From Shock to Shield: Designing Materials for Space, Defense, and Beyond

The next frontier of materials innovation lies in designing systems that not only survive but thrive under harsh environments. From hypersonic vehicles and next-generation defense systems to lunar construction and in-space manufacturing, the demand for ultra-lightweight, high-strength, and resilient materials has never been greater. Yet, our ability to understand and design materials that endure such conditions remains limited by slow, expensive testing and computationally intensive models ultimately leading to a lack of physical understanding of mechanical response. In particular, data describing how materials deform and fail under ultra-high strain-rate loading conditions which are typical of aerospace and defense structures—are exceptionally scarce. As a result, materials development has relied on costly, well-established systems; but the emergence of commercial space and reusable aerospace structures now demands a new generation of high-fidelity insights into material behavior under dynamic extremes.

In this talk, I will introduce a new data intensive high-throughput experimental framework for probing material behavior under extreme dynamic loading. At its core is an automated laser-driven micro-plate impact platform that enables rapid, cost-effective measurement of key material properties under shock loading. For the purpose of this talk we will in particular look at the Hugoniot Elastic Limit (the onset of plasticity under uniaxial strain loading) and spall strength (the threshold for dynamic fracture) of metals, when subjected to ultra-high strain rate impacts (10^6 to  10^7 /s). Traditionally, these properties required large-scale, single-shot experiments; this new approach achieves them with statistical richness and precision, dramatically accelerating the rate of materials discovery for extreme environments. Using this dataset, I will discuss how loading kinetics, microstructure, and composition govern material performance, and how transforming a data-scarce field into a data-rich one enables AI-driven approaches such as active learning and Bayesian optimization for autonomous extreme-mechanics experimentation.

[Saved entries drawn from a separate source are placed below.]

template <int K>
int KuuInvLauncher<K>::run(Handle* h, const double* S, int kind, double v, double l, long M, double* Kuu, double* dK, double* SK,
                           double* dSK, double* logdet2, int* info, void* ws, hipStream_t st) {
  KuuCoefs2 cf;
  for (int t = 0; t < ASVGP_MAX_KUU_TERMS; ++t) cf.c[t] = cf.dc[t] = 0.0;
  int rc = asvgp_matern_coeffs(kind, v, l, cf.c, cf.dc, &cf.n);
  if (rc) return rc;
  Ws w = carve(ws, M, K, 1);
  const long E = (long)(K + 1) * M, nb = (M + K - 1) / K;
  hipLaunchKernelGGL(elbo_prepare_kernel, dim3((unsigned)((E + 255) / 256)), dim3(256), 0, st, S, cf, E, (const double*)nullptr, 1.0, Kuu, dK,
                     (double*)nullptr);
  const bool have_plan = h->plan && prior_plan_M(h->plan) == M && prior_plan_k(h->plan) == K && prior_plan_terms(h->plan) == cf.n;
  if (have_plan && h->band_algo != 1 && h->band_algo != 2) {
    unsigned long long seq = 0;
    int slot = 0;
    double* tab = handle_table_acquire(h, &seq, &slot);
    const double* tab_k = h->tab_dev + (size_t)slot * h->slot_doubles;
    if (h->prior_forward_gpu) {
      double* t = nullptr;
      rc = handle_prior_dd_forward(h, cf.c, cf.dc, slot, st, &t);
      if (rc) return rc;
      tab_k = t;
    } else {
      (void)prior_plan_eval(h->plan, cf.c, cf.dc, tab);
    }
    const int n_rec = prior_plan_nrec(h->plan);
    const size_t lds_bytes = sizeof(double) * bcr_pre_lds_doubles(K, n_rec);
    hipError_t e = hipFuncSetAttribute(reinterpret_cast<const void*>(kuu_inverse_pre_kernel<K>), hipFuncAttributeMaxDynamicSharedMemorySize, (int)lds_bytes);
    if (e != hipSuccess) { set_error("hipFuncSetAttribute: %s", hipGetErrorString(e)); return ASVGP_ERR_LDS_CAPACITY; }
    hipLaunchKernelGGL(kuu_inverse_pre_kernel<K>, dim3(1), dim3(BCR_THREADS), lds_bytes, st, tab_k, n_rec,
                       h->node_rec_dev, (int)M, w.bcrK, SK, dSK, logdet2, info, h->done_dev + slot, seq);
    return check_launch("kuu_inverse_band_1d (planned)");
  }
  const size_t ldsK = sizeof(double) * bcr_lds_doubles<Dual, K, 0>(nb);
  if (ldsK <= 160 * 1024 - 256 && h->band_algo != 1) {
    auto kern = elbo_bcr_prior_kernel<K, false>;
    hipError_t e = hipFuncSetAttribute(reinterpret_cast<const void*>(kern), hipFuncAttributeMaxDynamicSharedMemorySize, (int)ldsK);
    if (e != hipSuccess) { set_error("hipFuncSetAttribute: %s", hipGetErrorString(e)); return ASVGP_ERR_LDS_CAPACITY; }
    hipLaunchKernelGGL(kern, dim3(1), dim3(BCR_THREADS), ldsK, st, Kuu, dK, (int)M, w.bcrK, SK, dSK, logdet2, info, 0);
    return check_launch("kuu_inverse_band_1d (BCR)");
  }
  hipLaunchKernelGGL(kuu_inverse_sweep_kernel<K>, dim3(1), dim3(64), 0, st, Kuu, dK, w.LK, w.dLK, SK, dSK, (int)M, info);
  hipLaunchKernelGGL(kuu_logdet_kernel, dim3(1), dim3(256), 0, st, w.LK, w.dLK, M, logdet2);
  return check_launch("kuu_inverse_band_1d (sweeps)");
}

#if ASVGP_ELBO_ONLY_K == 4 && (!defined(ASVGP_ELBO_PART) || ASVGP_ELBO_PART == 1)
int elbo_publish_theta(Handle* h, double v, double l, double s, bool withdraw) {
  if (!h->ahead.valid) { set_error("publish_theta: no launch is waiting for its theta"); return ASVGP_ERR_BAD_ARG; }
  const Handle::PendingAhead a = h->ahead;
  h->ahead.valid = false;
  ThetaBox* bh = reinterpret_cast<ThetaBox*>(static_cast<char*>(h->box_host) + (size_t)a.slot * BOX_BYTES);
  if (withdraw || !h->plan) {
    __atomic_store_n(&bh->seq, ~0ull, __ATOMIC_RELEASE);
    __atomic_store_n(h->ready_host + a.slot, a.seq, __ATOMIC_RELEASE);
    return ASVGP_OK;
  }
  KuuCoefs2 cf;
  for (int t = 0; t < ASVGP_MAX_KUU_TERMS; ++t) cf.c[t] = cf.dc[t] = 0.0;
  const int rc = asvgp_matern_coeffs(a.kind, v, l, cf.c, cf.dc, &cf.n);
  if (rc) { __atomic_store_n(&bh->seq, ~0ull, __ATOMIC_RELEASE); return rc; }
  constexpr int K = 4;
  long lo = 0, hi = 0, lo2 = 0, hi2 = 0;
  double bnd2[2 * PRIOR_BND_DIAGS * PRIOR_BND];
  for (int i = 0; i < 8; ++i) { bh->k[i] = 0.0; bh->dk[i] = 0.0; }
  prior_plan_interior_kuu(h->plan, cf.c, bh->k, &lo, &hi, bh->bnd);
  prior_plan_interior_kuu(h->plan, cf.dc, bh->dk, &lo2, &hi2, bnd2);
  for (int sd = 0; sd < 2; ++sd)
    for (int d = 0; d <= K; ++d)
      for (int cI = 0; cI < KI_DKB; ++cI)
        bh->dkb[(sd * 5 + d) * KI_DKB + cI] = bnd2[(size_t)(sd * PRIOR_BND_DIAGS + d) * PRIOR_BND + cI];
  for (int t = 0; t < ASVGP_MAX_KUU_TERMS; ++t) bh->dc[t] = cf.dc[t];
  bh->s = s; bh->alpha_scale = 1.0 / s; bh->v = v; bh->l = l; bh->N = a.N; bh->Nw = a.Nw; bh->cw = a.cw;
  __atomic_store_n(&bh->seq, a.seq, __ATOMIC_RELEASE);
  if (h->defer_forward) {
    h->fwd.valid = true;
    for (int t = 0; t < ASVGP_MAX_KUU_TERMS; ++t) { h->fwd.coef[t] = cf.c[t]; h->fwd.dcoef[t] = cf.dc[t]; }
    h->fwd.tab = a.tab; h->fwd.slot = a.slot; h->fwd.seq = a.seq;
    return ASVGP_OK;
  }
  (void)prior_plan_eval(h->plan, cf.c, cf.dc, a.tab);
  __atomic_store_n(h->ready_host + a.slot, a.seq, __ATOMIC_RELEASE);
  return ASVGP_OK;
}
#endif

#if !defined(ASVGP_ELBO_PART) || ASVGP_ELBO_PART == 1
template struct ElboLauncher<ASVGP_ELBO_ONLY_K>;
template struct KuuInvLauncher<ASVGP_ELBO_ONLY_K>;
#endif
#if !defined(ASVGP_ELBO_PART) || ASVGP_ELBO_PART == 2
template struct PostLauncher<ASVGP_ELBO_ONLY_K>;
template struct PostCovLauncher<ASVGP_ELBO_ONLY_K>;
#endif
#endif

}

Looking ahead, integrating this data-rich experimental capability with AI-driven modeling and automation opens a pathway toward physics-informed design principles for lightweight alloys, ceramics, and architected composites. In the near term, this framework will shorten material certification cycles for hypersonics and spacecraft, rapidly and cheaply explore a wide range of potential materials solutions; in the long term, it will enable data-driven design of resilient materials for aerospace, defense, energy applications and beyond. By uniting experimental mechanics, data science, and materials design, this work lays the foundation for a new era of adaptive, high-performance materials engineered for extremes.

Biography:
Dr. Piyush Wanchoo is a Postdoctoral Fellow at Johns Hopkins University’s Hopkins Extreme Materials Institute (HEMI). His research focuses on understanding how materials behave under extreme conditions such as shock, impact, and blast loading. He develops high-
throughput, AI-integrated experimental platforms that enable rapid, data-driven discovery of material solutions for aerospace, defense, and space applications.